*WHAT YOU NEED TO DO:*
Would you copy each line of the records that includes the word "lines"?

*DATA SUPPLIED:*
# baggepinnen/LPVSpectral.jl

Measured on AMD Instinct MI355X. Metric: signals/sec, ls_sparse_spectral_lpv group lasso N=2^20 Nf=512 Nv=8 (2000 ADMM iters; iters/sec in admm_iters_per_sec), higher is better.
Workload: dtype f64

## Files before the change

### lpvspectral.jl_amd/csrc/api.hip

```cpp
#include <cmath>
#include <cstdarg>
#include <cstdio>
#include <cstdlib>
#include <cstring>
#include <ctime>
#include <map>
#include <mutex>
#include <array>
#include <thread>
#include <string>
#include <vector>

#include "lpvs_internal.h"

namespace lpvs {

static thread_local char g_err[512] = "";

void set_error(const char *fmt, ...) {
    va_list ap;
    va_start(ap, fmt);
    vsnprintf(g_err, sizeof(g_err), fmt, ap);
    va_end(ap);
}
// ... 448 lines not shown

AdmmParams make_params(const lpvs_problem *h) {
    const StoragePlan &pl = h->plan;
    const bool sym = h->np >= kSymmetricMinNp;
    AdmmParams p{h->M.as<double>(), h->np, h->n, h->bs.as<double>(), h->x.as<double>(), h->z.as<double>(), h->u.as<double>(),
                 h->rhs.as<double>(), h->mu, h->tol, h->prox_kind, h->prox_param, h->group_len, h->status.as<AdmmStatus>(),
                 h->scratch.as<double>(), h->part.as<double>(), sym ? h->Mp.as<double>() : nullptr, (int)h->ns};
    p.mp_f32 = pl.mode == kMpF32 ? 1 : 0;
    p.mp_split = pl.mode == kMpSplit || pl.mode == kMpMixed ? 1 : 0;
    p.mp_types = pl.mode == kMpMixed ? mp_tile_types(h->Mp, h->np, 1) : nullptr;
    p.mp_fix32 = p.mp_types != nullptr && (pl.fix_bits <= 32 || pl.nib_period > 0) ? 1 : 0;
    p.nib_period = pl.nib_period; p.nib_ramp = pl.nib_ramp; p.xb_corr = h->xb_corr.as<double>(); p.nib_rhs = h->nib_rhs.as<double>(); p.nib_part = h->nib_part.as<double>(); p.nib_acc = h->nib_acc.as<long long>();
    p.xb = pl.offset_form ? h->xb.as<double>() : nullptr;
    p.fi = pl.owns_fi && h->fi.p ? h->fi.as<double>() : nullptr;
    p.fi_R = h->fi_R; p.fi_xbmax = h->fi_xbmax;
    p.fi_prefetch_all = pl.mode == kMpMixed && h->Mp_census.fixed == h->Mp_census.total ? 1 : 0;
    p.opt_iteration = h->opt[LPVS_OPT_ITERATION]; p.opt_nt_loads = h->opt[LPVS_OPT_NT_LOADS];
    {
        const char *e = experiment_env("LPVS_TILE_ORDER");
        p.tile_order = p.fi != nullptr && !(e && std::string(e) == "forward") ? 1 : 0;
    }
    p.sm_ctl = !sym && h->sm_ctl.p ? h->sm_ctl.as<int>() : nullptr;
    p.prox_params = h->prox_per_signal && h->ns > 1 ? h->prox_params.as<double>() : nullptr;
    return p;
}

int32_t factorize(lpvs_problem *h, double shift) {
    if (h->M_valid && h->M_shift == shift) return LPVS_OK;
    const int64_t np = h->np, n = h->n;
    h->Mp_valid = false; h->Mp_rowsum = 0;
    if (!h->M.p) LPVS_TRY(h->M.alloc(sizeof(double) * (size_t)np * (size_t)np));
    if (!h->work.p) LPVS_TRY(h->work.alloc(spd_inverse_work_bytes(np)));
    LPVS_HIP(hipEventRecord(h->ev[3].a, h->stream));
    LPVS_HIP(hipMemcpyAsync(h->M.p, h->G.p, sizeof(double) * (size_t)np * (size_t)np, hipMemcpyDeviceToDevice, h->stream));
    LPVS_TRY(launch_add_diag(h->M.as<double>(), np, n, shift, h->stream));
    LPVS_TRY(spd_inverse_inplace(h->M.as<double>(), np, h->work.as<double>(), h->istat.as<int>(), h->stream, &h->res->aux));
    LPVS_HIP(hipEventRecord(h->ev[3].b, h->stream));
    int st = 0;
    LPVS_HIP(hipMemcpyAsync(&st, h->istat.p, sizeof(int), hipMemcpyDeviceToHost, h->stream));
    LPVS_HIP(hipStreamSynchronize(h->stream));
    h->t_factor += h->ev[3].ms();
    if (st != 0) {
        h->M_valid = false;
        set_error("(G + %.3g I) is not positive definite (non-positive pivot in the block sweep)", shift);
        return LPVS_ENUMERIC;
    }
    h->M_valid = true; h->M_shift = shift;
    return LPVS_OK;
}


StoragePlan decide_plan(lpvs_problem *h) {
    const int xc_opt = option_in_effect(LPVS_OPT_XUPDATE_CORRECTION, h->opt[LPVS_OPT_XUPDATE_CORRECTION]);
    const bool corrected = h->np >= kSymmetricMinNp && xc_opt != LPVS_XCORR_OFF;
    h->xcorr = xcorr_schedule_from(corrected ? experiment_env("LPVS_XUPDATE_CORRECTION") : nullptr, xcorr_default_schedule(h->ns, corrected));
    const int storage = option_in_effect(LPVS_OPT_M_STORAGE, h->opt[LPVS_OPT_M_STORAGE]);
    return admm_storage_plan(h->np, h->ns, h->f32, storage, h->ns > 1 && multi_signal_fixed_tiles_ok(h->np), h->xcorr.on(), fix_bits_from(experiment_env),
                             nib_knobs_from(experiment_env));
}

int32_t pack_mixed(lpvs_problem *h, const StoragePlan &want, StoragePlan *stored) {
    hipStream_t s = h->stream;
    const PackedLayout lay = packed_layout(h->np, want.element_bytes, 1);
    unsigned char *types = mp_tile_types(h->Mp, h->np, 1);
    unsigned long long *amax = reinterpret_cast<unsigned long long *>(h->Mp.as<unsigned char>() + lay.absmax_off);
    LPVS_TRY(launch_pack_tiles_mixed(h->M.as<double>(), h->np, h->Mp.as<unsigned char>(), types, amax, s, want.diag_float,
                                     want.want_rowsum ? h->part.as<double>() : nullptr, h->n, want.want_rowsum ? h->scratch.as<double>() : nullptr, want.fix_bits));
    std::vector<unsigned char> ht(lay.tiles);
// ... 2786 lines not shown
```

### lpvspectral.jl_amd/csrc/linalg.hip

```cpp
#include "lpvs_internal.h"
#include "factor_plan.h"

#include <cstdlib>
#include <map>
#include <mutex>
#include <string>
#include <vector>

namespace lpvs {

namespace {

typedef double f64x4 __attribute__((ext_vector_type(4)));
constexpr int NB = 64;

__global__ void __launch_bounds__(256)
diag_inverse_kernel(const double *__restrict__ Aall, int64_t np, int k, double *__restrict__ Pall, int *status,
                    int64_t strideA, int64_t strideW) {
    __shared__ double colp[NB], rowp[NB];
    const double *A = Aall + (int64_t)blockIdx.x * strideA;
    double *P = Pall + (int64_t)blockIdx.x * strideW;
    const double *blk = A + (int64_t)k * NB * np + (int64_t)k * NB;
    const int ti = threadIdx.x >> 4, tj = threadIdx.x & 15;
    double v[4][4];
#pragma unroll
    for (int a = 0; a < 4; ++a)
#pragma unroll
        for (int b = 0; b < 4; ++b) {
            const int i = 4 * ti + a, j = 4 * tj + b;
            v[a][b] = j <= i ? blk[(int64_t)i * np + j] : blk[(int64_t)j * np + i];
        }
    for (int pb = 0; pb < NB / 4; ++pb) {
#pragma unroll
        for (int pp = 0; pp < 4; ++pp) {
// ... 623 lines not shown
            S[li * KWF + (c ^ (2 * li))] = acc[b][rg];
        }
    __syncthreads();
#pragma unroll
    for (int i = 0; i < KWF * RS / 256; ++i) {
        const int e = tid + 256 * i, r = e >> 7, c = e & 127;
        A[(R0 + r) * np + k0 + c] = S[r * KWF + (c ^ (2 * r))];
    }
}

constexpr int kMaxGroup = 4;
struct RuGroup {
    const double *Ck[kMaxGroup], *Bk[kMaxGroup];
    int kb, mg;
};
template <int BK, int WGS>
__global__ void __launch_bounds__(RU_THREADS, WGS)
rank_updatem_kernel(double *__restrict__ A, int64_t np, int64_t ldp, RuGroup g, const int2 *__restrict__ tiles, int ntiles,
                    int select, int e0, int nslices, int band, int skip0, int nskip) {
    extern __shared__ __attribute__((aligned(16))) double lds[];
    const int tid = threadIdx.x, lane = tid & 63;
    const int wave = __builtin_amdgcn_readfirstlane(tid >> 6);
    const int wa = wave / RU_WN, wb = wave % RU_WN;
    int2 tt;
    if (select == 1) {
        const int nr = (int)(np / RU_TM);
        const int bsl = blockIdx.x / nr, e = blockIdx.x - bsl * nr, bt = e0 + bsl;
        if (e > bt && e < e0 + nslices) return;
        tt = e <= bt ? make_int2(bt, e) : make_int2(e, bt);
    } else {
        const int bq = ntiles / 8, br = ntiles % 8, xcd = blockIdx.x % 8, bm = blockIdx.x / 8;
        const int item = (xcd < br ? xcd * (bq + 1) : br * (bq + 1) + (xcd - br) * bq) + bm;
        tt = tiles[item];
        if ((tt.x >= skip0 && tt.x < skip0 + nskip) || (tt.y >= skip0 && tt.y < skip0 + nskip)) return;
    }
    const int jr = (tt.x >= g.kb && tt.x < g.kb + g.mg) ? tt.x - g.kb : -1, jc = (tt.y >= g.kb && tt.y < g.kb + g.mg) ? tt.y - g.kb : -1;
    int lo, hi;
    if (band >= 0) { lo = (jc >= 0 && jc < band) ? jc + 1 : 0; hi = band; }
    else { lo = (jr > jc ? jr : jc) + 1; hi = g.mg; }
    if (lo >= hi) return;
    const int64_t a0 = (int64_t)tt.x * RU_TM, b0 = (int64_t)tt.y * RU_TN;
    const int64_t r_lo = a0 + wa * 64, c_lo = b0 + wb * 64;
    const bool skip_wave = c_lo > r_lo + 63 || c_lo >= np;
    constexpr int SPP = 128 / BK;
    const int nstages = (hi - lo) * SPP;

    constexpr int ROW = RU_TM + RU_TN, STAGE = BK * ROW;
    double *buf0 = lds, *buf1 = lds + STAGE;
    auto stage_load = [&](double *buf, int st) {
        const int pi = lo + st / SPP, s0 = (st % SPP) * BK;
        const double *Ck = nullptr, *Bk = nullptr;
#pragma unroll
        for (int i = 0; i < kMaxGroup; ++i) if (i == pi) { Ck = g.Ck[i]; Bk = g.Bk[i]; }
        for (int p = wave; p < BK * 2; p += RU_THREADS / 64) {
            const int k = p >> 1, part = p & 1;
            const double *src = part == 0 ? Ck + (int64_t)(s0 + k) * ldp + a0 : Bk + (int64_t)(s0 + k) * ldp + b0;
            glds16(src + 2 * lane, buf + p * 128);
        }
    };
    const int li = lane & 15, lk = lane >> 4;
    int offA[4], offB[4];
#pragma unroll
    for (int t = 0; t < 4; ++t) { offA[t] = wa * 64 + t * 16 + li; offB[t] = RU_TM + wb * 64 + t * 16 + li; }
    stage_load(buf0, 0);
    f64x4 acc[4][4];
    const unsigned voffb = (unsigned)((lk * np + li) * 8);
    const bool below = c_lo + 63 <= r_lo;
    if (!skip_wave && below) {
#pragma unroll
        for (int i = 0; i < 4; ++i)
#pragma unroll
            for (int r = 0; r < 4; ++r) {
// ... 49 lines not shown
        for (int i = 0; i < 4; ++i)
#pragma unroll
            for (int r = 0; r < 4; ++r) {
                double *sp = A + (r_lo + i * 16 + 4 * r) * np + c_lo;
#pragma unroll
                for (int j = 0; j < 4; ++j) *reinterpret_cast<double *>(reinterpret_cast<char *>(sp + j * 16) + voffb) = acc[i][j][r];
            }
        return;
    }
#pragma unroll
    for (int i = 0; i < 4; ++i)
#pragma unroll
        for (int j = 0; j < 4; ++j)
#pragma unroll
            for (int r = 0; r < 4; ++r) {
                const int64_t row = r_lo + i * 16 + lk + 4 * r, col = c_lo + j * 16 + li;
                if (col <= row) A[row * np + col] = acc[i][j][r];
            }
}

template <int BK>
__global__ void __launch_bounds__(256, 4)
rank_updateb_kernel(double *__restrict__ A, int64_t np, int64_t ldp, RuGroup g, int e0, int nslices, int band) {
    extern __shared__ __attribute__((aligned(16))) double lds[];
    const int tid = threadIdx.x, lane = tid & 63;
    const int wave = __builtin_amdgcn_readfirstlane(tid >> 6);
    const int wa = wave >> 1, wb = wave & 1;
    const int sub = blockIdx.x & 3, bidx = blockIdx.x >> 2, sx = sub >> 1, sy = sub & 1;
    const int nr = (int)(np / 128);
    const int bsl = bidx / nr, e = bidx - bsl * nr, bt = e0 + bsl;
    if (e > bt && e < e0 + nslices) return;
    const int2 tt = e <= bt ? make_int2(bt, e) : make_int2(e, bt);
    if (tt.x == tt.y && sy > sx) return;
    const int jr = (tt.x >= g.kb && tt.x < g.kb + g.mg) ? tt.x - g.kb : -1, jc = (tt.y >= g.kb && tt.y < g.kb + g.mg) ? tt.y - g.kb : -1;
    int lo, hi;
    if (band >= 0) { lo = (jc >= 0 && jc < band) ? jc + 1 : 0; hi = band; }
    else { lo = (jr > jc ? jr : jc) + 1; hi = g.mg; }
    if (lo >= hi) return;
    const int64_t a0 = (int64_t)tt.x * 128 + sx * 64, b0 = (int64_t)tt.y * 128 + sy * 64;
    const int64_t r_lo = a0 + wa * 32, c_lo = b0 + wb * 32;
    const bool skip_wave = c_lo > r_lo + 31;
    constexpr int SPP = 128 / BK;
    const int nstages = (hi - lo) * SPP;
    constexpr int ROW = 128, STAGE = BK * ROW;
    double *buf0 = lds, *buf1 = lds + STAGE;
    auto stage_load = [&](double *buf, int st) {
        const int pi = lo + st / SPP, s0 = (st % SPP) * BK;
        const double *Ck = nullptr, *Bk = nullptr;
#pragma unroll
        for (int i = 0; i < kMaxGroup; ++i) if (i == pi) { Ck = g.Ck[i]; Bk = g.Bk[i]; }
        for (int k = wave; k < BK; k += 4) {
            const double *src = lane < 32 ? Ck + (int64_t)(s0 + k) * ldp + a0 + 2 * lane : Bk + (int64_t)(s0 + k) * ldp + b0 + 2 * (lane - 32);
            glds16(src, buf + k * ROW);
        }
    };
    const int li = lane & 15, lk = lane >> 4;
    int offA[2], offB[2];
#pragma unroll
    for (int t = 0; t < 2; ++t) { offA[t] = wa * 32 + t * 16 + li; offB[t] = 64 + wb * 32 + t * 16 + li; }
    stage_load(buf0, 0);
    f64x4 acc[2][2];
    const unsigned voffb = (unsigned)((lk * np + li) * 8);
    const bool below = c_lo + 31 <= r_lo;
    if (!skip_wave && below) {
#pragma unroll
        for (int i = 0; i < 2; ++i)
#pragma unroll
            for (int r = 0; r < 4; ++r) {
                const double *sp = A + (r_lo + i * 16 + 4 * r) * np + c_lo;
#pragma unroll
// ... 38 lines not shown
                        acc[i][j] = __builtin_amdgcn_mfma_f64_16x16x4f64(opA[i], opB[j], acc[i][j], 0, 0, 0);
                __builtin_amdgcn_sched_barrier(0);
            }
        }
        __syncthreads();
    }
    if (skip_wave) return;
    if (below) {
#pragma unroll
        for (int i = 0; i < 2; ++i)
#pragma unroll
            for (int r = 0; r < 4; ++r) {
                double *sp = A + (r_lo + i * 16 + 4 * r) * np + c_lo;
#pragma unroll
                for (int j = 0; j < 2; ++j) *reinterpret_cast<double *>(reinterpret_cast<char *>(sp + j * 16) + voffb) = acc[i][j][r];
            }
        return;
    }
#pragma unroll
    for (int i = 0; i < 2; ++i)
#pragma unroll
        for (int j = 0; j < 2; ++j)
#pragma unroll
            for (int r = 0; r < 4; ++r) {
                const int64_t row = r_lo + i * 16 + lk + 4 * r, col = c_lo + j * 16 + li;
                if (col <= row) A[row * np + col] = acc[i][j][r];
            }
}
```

*TASK SOLUTION:*
// ... 448 lines not shown
// ... 2786 lines not shown
// ... 623 lines not shown
// ... 49 lines not shown
// ... 38 lines not shown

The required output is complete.